For normal DVD burning, as per MichaelP's advice, I'll use a standalone DVD burner w/ DVR for any editing (again, I won't be dealing with quality loss in this middle-man step of using the DVD burner's DVR for editing before I burn, right?). 

For anything I want a special menu for, or if the final destination is the computer, I'll use my Powerbook with a DV camcorder as middleman. (thanks IBGlowing and Coribright - double thanks to Coribright for the Macrovision tip). 

I hear where you're coming from Bogabird, but if it gets annoying like MichaelP says, I think having the standalone DVD burner as primary method is the best idea.

Thanks again guys. I think I have all the answers I need and am looking forward to these purchases at the end of the month (as long as nothing else comes out). Hope this answers some other peoples questions too.


----------



## dfergie (Feb 28, 2003)

Consider a Replay box... I archive from my 921 to it, then if I want to save I can import the program to my pc then convert and edit and burn with tmpg dvd author... works good.


----------



## srizvi1 (Feb 2, 2005)

Guys, thank you for your all your input with my dilemna about a month ago. I come back to you guys with a twist in my Dish Network agenda. I wanted to see if I could find the answer within this thread before I add another subject in the forum.

So here's the thing. Right now, I use Dish Network for international channels only, and keep limited Comcast cable in my house for my American channels needs. But, in my new house (which I move into on Friday), because I need Comcast Internet, Comcast is going to give me internet for $25 a month, and basic cable (MTV and stuff) for $20 more a month for 6 months. The deal's too good to pass up so I'm going with it. 

However, I'll continue to use Dish Network for my international channels.
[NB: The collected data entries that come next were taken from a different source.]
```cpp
template <int CLS, bool FLATN, bool LDS, bool SPEC = false, bool CHART = false>
__global__ __launch_bounds__(SHC_THREADS) void k_s_shade_c(StreamParams S) {
    extern __shared__ double lds[];
    const FastParams &P = S.P;
    const DScene &sc = P.sc;
    const StreamWs &W = S.W;
    const int Sn = sc.n_surf;
    if (W.cnt[CN(CW_OVERFLOW)]) return;
    constexpr unsigned KINDS = CLS == TRC_CLS_MIRROR ? TRC_CLS_MIRROR_KINDS : TRC_CLS_DIFFUSE_KINDS;
    DScene L = sc;
    L.tally = W.tally_part + (size_t)(blockIdx.x % TALLY_PARTS) * (size_t)W.tally_n;
    double *l_tally = lds;
    double *cur = lds + (LDS ? 3 * Sn + 2 : 2);
    for (int i = threadIdx.x; i < (LDS ? 3 * Sn + 2 : 2); i += blockDim.x) l_tally[i] = 0.0;
    if (LDS) {
        double *l_recs = cur; cur += Sn * sc.stride;
        for (int i = threadIdx.x; i < Sn * sc.stride; i += blockDim.x) l_recs[i] = sc.recs[i];
        double *l_opt = cur; cur += 8 * Sn;
        for (int i = threadIdx.x; i < 8 * Sn; i += blockDim.x) l_opt[i] = sc.opt[i];
        double *l_edges = cur; cur += sc.n_fm_edges;
        for (int i = threadIdx.x; i < sc.n_fm_edges; i += blockDim.x) l_edges[i] = sc.fm_edges[i];
        FluxMapDev *l_fms = (FluxMapDev *)cur; cur += (sc.n_fm * sizeof(FluxMapDev) + 7) / 8;
        for (int i = threadIdx.x; i < sc.n_fm; i += blockDim.x) l_fms[i] = sc.fms[i];
// ... 3 lines not shown
        L.recs = l_recs; L.opt = l_opt; L.fm_edges = l_edges; L.fms = l_fms; L.fm_of_surf = l_fm_of; L.sflags = l_flags;
        cur = (double *)(((uintptr_t)(l_flags + Sn) + 7) & ~(uintptr_t)7);
        if (CLS != TRC_CLS_MIRROR) {
            double *l_extra = cur; cur += sc.n_extra;
            for (int i = threadIdx.x; i < sc.n_extra; i += blockDim.x) l_extra[i] = sc.extra[i];
            L.extra = l_extra;
        }
    }
    double *l_fm = nullptr;
    if (S.lds_fm_bins > 0) {
        l_fm = cur; cur += S.lds_fm_bins;
        for (int i = threadIdx.x; i < S.lds_fm_bins; i += blockDim.x) l_fm[i] = 0.0;
    }
    const double src_energy = P.src ? P.src->energy : 0.0;
    __syncthreads();
    long long nh = (long long)W.cnt[S.hl_cn];
    if (nh > S.hl_room) nh = S.hl_room;
    const long long padded = (nh + 63) & ~63ll;
    const unsigned wave_g = (blockIdx.x * blockDim.x + threadIdx.x) >> 6;
    WaveChunk ca = S.static_first ? chunk_init_static_at(S.chunk_act, (unsigned long long)S.act_base0 + (unsigned long long)wave_g * S.chunk_act) : chunk_init(S.chunk_act);
    WaveChunk hc = chunk_init(S.chunk_hitbuf);
    if (P.capture && wave_g < SHADE_MAX_WAVES) hit_chunk_resume(hc, W.hit_state + 2 * wave_g, S.hit_epoch);
    unsigned n_hit = 0, n_alive = 0;
    const int bounce0 = S.bounce_no;
    const bool aux_in = !P.src || bounce0 > 0;
    const long long stride = (long long)gridDim.x * blockDim.x;
    for (long long i = (long long)blockIdx.x * blockDim.x + threadIdx.x; i < padded; i += stride) {
        uint32_t slot = SQ_INVALID, hs = SQ_INVALID;
        double t = TRC_INF;
        SRayGeo g;
        g.px = g.py = g.pz = g.dx = g.dy = 0.0; g.dz = 1.0; g.head = SQ_INVALID; g.idx = 0u; g.tail = 0ull;
        bool have = false;
        if (i < nh) { slot = S.hl_slot[i]; hs = S.hl_surf[i]; t = S.hl_t[i]; }
        bool mine = false;
        int s = 0, fl = 0;
        if (slot != SQ_INVALID) {
            if (hs == SQ_INVALID) {
                g = W.geo[slot];
                have = true;
                t = TRC_INF;
                s = 0x7FFFFFFF;
                nearest_linked(W.q3n, g.head, t, s);
            } else s = (int)hs;
            if ((unsigned)s < (unsigned)Sn) {
                fl = L.sflags[s];
                const int cls = (fl >> TRC_SURF_CLS_SHIFT) & TRC_SURF_CLS_MASK;
                mine = (S.shade_term_cls >= 0 && (fl & TRC_SURF_TERMINAL)) ? (S.shade_term_cls == CLS) : (cls == CLS);
            }
            if (mine && !have) g = W.geo[slot];
        }
        const unsigned long long my_lanes = __ballot(mine);
        if (!my_lanes) continue;
        bool alive = false;
        int ts = -1;
        double tea = 0.0, tei = 0.0;
// ... 14 lines not shown
                }
                trc_normal(rec, hx, hy, hz, g.dx, g.dy, g.dz, &nx, &ny, &nz);
                trc_ray_out out[2];
                const unsigned long long rid = P.rid ? P.rid[S.base + (long long)g.idx] : (P.ray_offset + (unsigned long long)(S.base + (long long)g.idx));
                trc_shade_k<KINDS, false>(trc_rec_opt_kind(rec), L.opt + (size_t)s * 8, L.extra, trc_rec_extra_off(rec), trc_rec_extra_len(rec),
                                          rec[2], rec[5], rec[8], g.dx, g.dy, g.dz, e, 1.0, wl, 0.0, nx, ny, nz, P.seed, rid, (uint32_t)(bounce0 + 1), out);
                ox = out[0].dx; oy = out[0].dy; oz = out[0].dz; e_out = out[0].e;
            }
            const double e_abs = e - e_out;
            record_hit<LDS, CHART>(L, l_tally, s, e, e_abs, hx, hy, hz, g.dx, g.dy, g.dz, P.capture != 0, prev, &hc, l_fm, false, true);
            ts = s; tea = e_abs; tei = e;
            if (e_out > P.min_energy) {
                if (bounce0 + 1 >= P.reps) {
                    atomicAdd(&sc.counters[3], 1ull);
                    atomicAdd(sc.energy_left, e_out);
                    if (P.flags & TRC_TRACE_KEEP_LAST) {
                        const unsigned long long q = atomicAdd(&sc.counters[2], 1ull);
                        if ((long long)q < P.last_cap) {
                            P.lx[q] = hx; P.ly[q] = hy; P.lz[q] = hz;
                            P.ldx[q] = ox; P.ldy[q] = oy; P.ldz[q] = oz; P.le[q] = e_out;
                        }
                    }
                } else {
                    alive = true;
                    SRayGeo go;
                    go.px = hx; go.py = hy; go.pz = hz; go.dx = ox; go.dy = oy; go.dz = oz;
                    go.head = SQ_INVALID;
                    go.idx = g.idx;
                    uint32_t pw = (uint32_t)s;
                    if (leaves_flat(rec, hx, hy, hz, ox, oy, oz)) pw |= SQ_SKIP_SELF;
                    go.tail = sray_tail(bounce0 + 1, pw);
                    W.geo[slot] = go;
                    if (aux_in) W.aux[slot].e = e_out;
                    else { SRayAux ao; ao.e = e_out; ao.ref = SPEC ? ref0 : 1.0; ao.wl = SPEC ? wl : 0.0; ao.pad = 0.0; W.aux[slot] = ao; }
                }
            }
        }
        {
            double *tl = LDS ? l_tally : L.tally;
            unsigned long long todo = (!LDS || Sn <= 64) ? __ballot(ts >= 0) : 0ull;
            for (int round = 0; round < 6 && todo; ++round) {
                const int s0 = __shfl(ts, __ffsll((long long)todo) - 1, 64);
                const bool in = ts == s0;
                const unsigned long long m = __ballot(in);
                if (__popcll(m) < 8) break;
                const double a = wave_sum(in ? tea : 0.0), b = wave_sum(in ? tei : 0.0);
                if (lane_id() == 0) { atomicAdd(&tl[s0], a); atomicAdd(&tl[Sn + s0], b); atomicAdd(&tl[2 * Sn + s0], (double)__popcll(m)); }
                if (in) ts = -1;
                todo &= ~m;
            }
            if (ts >= 0) { atomicAdd(&tl[ts], tea); atomicAdd(&tl[Sn + ts], tei); atomicAdd(&tl[2 * Sn + ts], 1.0); }
        }
        if (P.capture) chunk_rebroadcast(hc, __ffsll((long long)my_lanes) - 1);
        const unsigned long long q = chunk_append(&W.cnt[CN(CW_ACT_OUT)], ca, alive, S.act_out, W.act_room);
        if (alive) { if ((long long)q < W.act_room) S.act_out[q] = slot; else W.cnt[CN(CW_OVERFLOW)] = CW_OVF_FAIL; n_alive += 1; }
    }
    chunk_close(ca, S.act_out, W.act_room);
    if (P.capture && wave_g < SHADE_MAX_WAVES && lane_id() == 0) hit_chunk_suspend(hc, W.hit_state + 2 * wave_g, S.hit_epoch);
    flush_counts<true>(l_tally + (LDS ? 3 * Sn : 0), n_hit, n_alive, &W.cnt[CN(CW_HITS)], &W.cnt[CN(CW_CLS_HITS + CLS)], &W.cnt[CN(CW_ALIVE)]);
    flush_sums(L.tally, l_tally, LDS ? 3 * Sn : 0, l_fm, S.lds_fm_bins, Sn);
}

template <bool LDS, bool CHART, bool SPLIT, bool MAT, bool POLY>
__device__ __forceinline__ void shade_x_body(const StreamParams &S) {
    extern __shared__ double lds[];
    const FastParams &P = S.P;
    const DScene &sc = P.sc;
    const StreamWs &W = S.W;
    const int Sn = sc.n_surf;
    if (W.cnt[CN(CW_OVERFLOW)]) return;
    DScene L = sc;
    L.tally = W.tally_part + (size_t)(blockIdx.x % TALLY_PARTS) * (size_t)W.tally_n;
    double *l_tally = lds;
    double *cur = lds + (LDS ? 3 * Sn + 2 : 2);
    for (int i = threadIdx.x; i < (LDS ? 3 * Sn + 2 : 2); i += blockDim.x) l_tally[i] = 0.0;
    if (LDS) {
        double *l_recs = cur; cur += Sn * sc.stride;
        for (int i = threadIdx.x; i < Sn * sc.stride; i += blockDim.x) l_recs[i] = sc.recs[i];
        double *l_opt = cur; cur += 8 * Sn;
        for (int i = threadIdx.x; i < 8 * Sn; i += blockDim.x) l_opt[i] = sc.opt[i];
        double *l_edges = cur; cur += sc.n_fm_edges;
        for (int i = threadIdx.x; i < sc.n_fm_edges; i += blockDim.x) l_edges[i] = sc.fm_edges[i];
// ... 338 lines not shown
```

tracer_amd/csrc/trc_stream.inc:

```


template <bool FRESH, int KIND>
__device__ __forceinline__ void s_gen_body(const StreamParams &S, trc_buie_fast &l_bf) {
    const FastParams &P = S.P;
    const DScene &sc = P.sc;
    const StreamWs &W = S.W;
    const bool buie_src = FRESH && P.src && (P.src->kind == TRC_SRC_BUIE_DISK || P.src->kind == TRC_SRC_BUIE_RECT);
    if (buie_src) trc_buie_fast_fill(P.src->buie, &l_bf, 0, (int)threadIdx.x, (int)blockDim.x);
    __syncthreads();
    if (buie_src) trc_buie_fast_fill(P.src->buie, &l_bf, 1, (int)threadIdx.x, (int)blockDim.x);
    __syncthreads();
    const trc_accel_view A = stream_accel_global(sc, S.search);
    const uint32_t *list = FRESH ? S.gen_list : S.act_in;
    long long count = FRESH ? (list ? (long long)W.cnt[CN(CW_GEN_LIST)] : S.nb) : (long long)W.cnt[CN(CW_ACT_IN)];
    if (list && count > (FRESH ? SQ_ROOM(W) : W.act_room)) count = FRESH ? SQ_ROOM(W) : W.act_room;
    const long long padded = (count + 63) & ~63ll;
    const unsigned long long wave_g = ((unsigned long long)blockIdx.x * blockDim.x + threadIdx.x) >> 6;
    WaveChunk c1 = S.static_general ? chunk_init_static(S.chunk_q1, wave_g) : chunk_init(S.chunk_q1);
    WaveChunk c3 = (!FRESH && S.q3_gen_chunk0 >= 0) ? chunk_init_static(S.chunk_q3, (unsigned long long)S.q3_gen_chunk0 + wave_g) : chunk_init(S.chunk_q3);
    WaveChunk cs = (FRESH && S.static_general) ? chunk_init_static_at(SQ_CHUNK, (unsigned long long)S.slot_base0 + wave_g * SQ_CHUNK) : chunk_init();
    for (long long i = (long long)blockIdx.x * blockDim.x + threadIdx.x; i < padded; i += (long long)gridDim.x * blockDim.x) {
        bool valid = i < count;
        uint32_t slot = 0, ri = 0;
        double px = 0, py = 0, pz = 0, dx = 0, dy = 0, dz = 1, e = 0, ref = 1.0, wl = 0.0;
// ... 1685 lines not shown
        return TRC_OK;
    }
};

#define STREAM_MAX_SLOTS 4
static StreamKnobs stream_knobs() {
    StreamKnobs K;
    const char *ev;
    K.search = (ev = getenv("TRC_STREAM_SEARCH")) ? atoi(ev) : 2;
    K.fresh = !((ev = getenv("TRC_STREAM_FRESH")) && !atoi(ev));
    K.bounce = !((ev = getenv("TRC_STREAM_BOUNCE")) && !atoi(ev));
    K.first = (ev = getenv("TRC_STREAM_FIRST")) && atoi(ev);
    K.coop = !((ev = getenv("TRC_STREAM_COOP")) && !atoi(ev));
    K.absorb = (ev = getenv("TRC_STREAM_ABSORB")) ? atoi(ev) : -1;
    K.static_chunks = !((ev = getenv("TRC_STREAM_STATIC")) && !atoi(ev));
    K.room_set = (ev = getenv("TRC_STREAM_ROOM")) != nullptr;
    K.room = K.room_set && atoll(ev) >= 64 ? atoll(ev) : 0;
    K.q3_entries = (ev = getenv("TRC_STREAM_Q3_ENTRIES")) && atoll(ev) > 0 ? atoll(ev) : 0;
    K.fp_cells = (ev = getenv("TRC_STREAM_FP_CELLS")) && atoi(ev) >= 32 ? atoi(ev) : 0;
    K.umask = !((ev = getenv("TRC_STREAM_UMASK")) && !atoi(ev));
    K.slots = (ev = getenv("TRC_STREAM_SLOTS")) ? atoi(ev) : 2;
    if (K.slots < 1 || K.slots > STREAM_MAX_SLOTS) K.slots = 2;
    K.clear = !((ev = getenv("TRC_STREAM_CLEAR")) && !atoi(ev));
    return K;
}

#define STREAM_ACT_STATIC(cap) ((cap) + ((cap) >> 2) + (1ll << 23))

static int stream_ws_alloc_queues(StreamBuffers &W, long long cap, long long want_q3, long long want_room, const StreamKnobs &K) {
    const size_t cq = (size_t)want_room;
    const long long act_room = K.room ? want_room
                             : 2 * STREAM_ACT_STATIC(cap) + cap + (1ll << 20);
    TRC_TRY(W.geo.alloc(cq));
    TRC_TRY(W.aux.alloc(cq));
    TRC_TRY(W.q1_slot.alloc(cq));
    TRC_TRY(W.q1_a.alloc(cq));
    TRC_TRY(W.q1_b.alloc(cq));
    TRC_TRY(W.q3_slot.alloc((size_t)want_q3));
    TRC_TRY(W.q3_surf.alloc((size_t)want_q3));
    TRC_TRY(W.q3n.alloc((size_t)want_q3));
    TRC_TRY(W.hit_slot.alloc(cq));
    TRC_TRY(W.hit_surf.alloc(cq));
    TRC_TRY(W.hit_t.alloc(cq));
    TRC_TRY(W.gen_list.alloc(cq));
    TRC_TRY(W.fq_ray.alloc(cq));
    TRC_TRY(W.fq_cell.alloc(cq));
// ... 46 lines not shown
    long long act_base_sh[TRC_CLS_COUNT] = {};
    unsigned gb_part = 0;
    unsigned long long part_start[TRC_CLS_COUNT] = {};
    unsigned cull_chunk = 0;
    unsigned cull_gen_chunk = 0;
    bool fresh_one = false;
    bool umask = false;
    bool fresh = false, general = false, fused = false, first = false;
    unsigned gb_first = 0;
    bool busy = false;
};

struct StreamEngine {
    StreamSlot slot[STREAM_MAX_SLOTS];
    bool ready = false;
    std::unique_ptr<trc_fp_host> fp;
    unsigned char fp_key[sizeof(int32_t) + (3 + 9 + 9 + 8) * sizeof(double)] = {};
    uint64_t fp_geom_version = 0;
    bool fp_valid = false;
    double fp_hit_rate = 0.0;
#define STREAM_RATE_BOUNCES 8
    double rate_term[STREAM_RATE_BOUNCES], rate_other[STREAM_RATE_BOUNCES];
    double rate_cls[STREAM_RATE_BOUNCES][TRC_CLS_COUNT];
    uint64_t rate_geom_version = 0;
    DevBuf<uint32_t> d_fp_mask, d_fp_coff, d_fp_umask;
    DevBuf<uint32_t> d_fp_clist;

    void forget_rates() {
        for (int b = 0; b < STREAM_RATE_BOUNCES; ++b) { rate_term[b] = rate_other[b] = -1.0; for (int c = 0; c < TRC_CLS_COUNT; ++c) rate_cls[b][c] = -1.0; }
    }
};

static void stream_fp_key(const trc_source_desc &src, unsigned char *key) {
    memcpy(key, &src.kind, sizeof(int32_t)); key += sizeof(int32_t);
    memcpy(key, src.center, 3 * sizeof(double)); key += 3 * sizeof(double);
    memcpy(key, src.rot_pos, 9 * sizeof(double)); key += 9 * sizeof(double);
    memcpy(key, src.rot_dir, 9 * sizeof(double)); key += 9 * sizeof(double);
    memcpy(key, src.p, 8 * sizeof(double));
}

static int stream_fp_prepare(trc_scene *sc, StreamEngine &E, const trc_source_desc *src, const StreamKnobs &K, FpDev *out, bool *use) {
    *use = false;
    if (!K.fresh || !src) return TRC_OK;
    unsigned char key[sizeof(E.fp_key)];
    stream_fp_key(*src, key);
    const bool buie = src->kind == TRC_SRC_BUIE_DISK || src->kind == TRC_SRC_BUIE_RECT;
    const double cdf_end = buie ? src->buie[2 * (TRC_BUIE_NELEM + 1) + TRC_BUIE_NELEM] : 0.0;
    if (!E.fp) { E.fp.reset(new (std::nothrow) trc_fp_host()); if (!E.fp) return trc_fail(TRC_ERR_NOMEM, "out of host memory"); E.fp_valid = false; }
    if (!(E.fp_valid && E.fp_geom_version == sc->search.geom_version() && memcmp(key, E.fp_key, sizeof(key)) == 0 && (!buie || E.fp->P.cdf_end == cdf_end))) {
        int M = sc->n_surf > 4096 ? 1024 : 512;
        const bool forced = K.fp_cells > 0;
        const bool um = buie;
// ... 156 lines not shown
        return trc_fail(TRC_ERR_UNSUPPORTED, "the library holds no kernel %s", name);
    }
    if (cap) TRC_TRY(kernel_grid_cap(k.fn, k.threads, lds_cap, 2048 / k.threads, n_cu, &k.max_blocks));
    return (cap && lds_cap == k.lds) ? TRC_OK : kernel_allow_lds(k.fn, k.lds);
}
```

And after 6 months, when cable internet and cable TV start costing an arm and a leg, I'll go with DSL and Dish Network for my American channel needs. 

Now here's my dilemna. Should I (and can I) get a DVR-921 right now? I know I need it in 6 months, but is it wise to get now based on the following:

-I have a 40" Sony Wega that's HD Ready and not being used to it's fullest without an HD receiver. 
-Also, I still have a DVR need for all my American content. 
-Since, international channels don't come in HD, nor is there much I want to record internationally, I really want to use the 921 to record Comcast content and OTA content. 

So, again, should I still get the DVR-921 right now to use as just an HD receiver and a DVR for OTA channels and comcast TV? Actually, is that even possible?

Or am I better off getting a separate HD receiver/DVR combo to use right now, and then the 921 in six months?

Please let me know if this question is confusing in anyway. Reading over it again, I think I made it clearer. Thanks in advance guys.

Shahryar


----------



## srizvi1 (Feb 2, 2005)

Alright guys, I've learned from a nice guy at my work that the 921 doesn't let me control a comcast cable wire, thus, doesn't allow me to record. That being said, I'll just stick to my current, crappy Dish Network receivers and get a 921 in 6 months. Hopefully by then, something else will be out that's even better. Just hope it doens't cost a thousand dollars though.  

So, I guess I have to decide now if I want to....

a) get an HDTV capable comcast decoder and a separate DVR (maybe w/ DVD burning capabilities
b) get an HDTV capable comcast decoder w/ DVR capabilities (and maybe try that run around way to record DVDs on my laptop using a camcorder)
c) just stick with basic cable and get a separate HD receiver for OTA channels (what I really care about) and then a DVR/DVD-R combo
d) stop watching TV and spend more time with my family

Since this is all outside the scope of the 921 forum, I won't ask you guys what to do. But if anyone sends me a private message with some advice, let's just say I won't delete it.


----------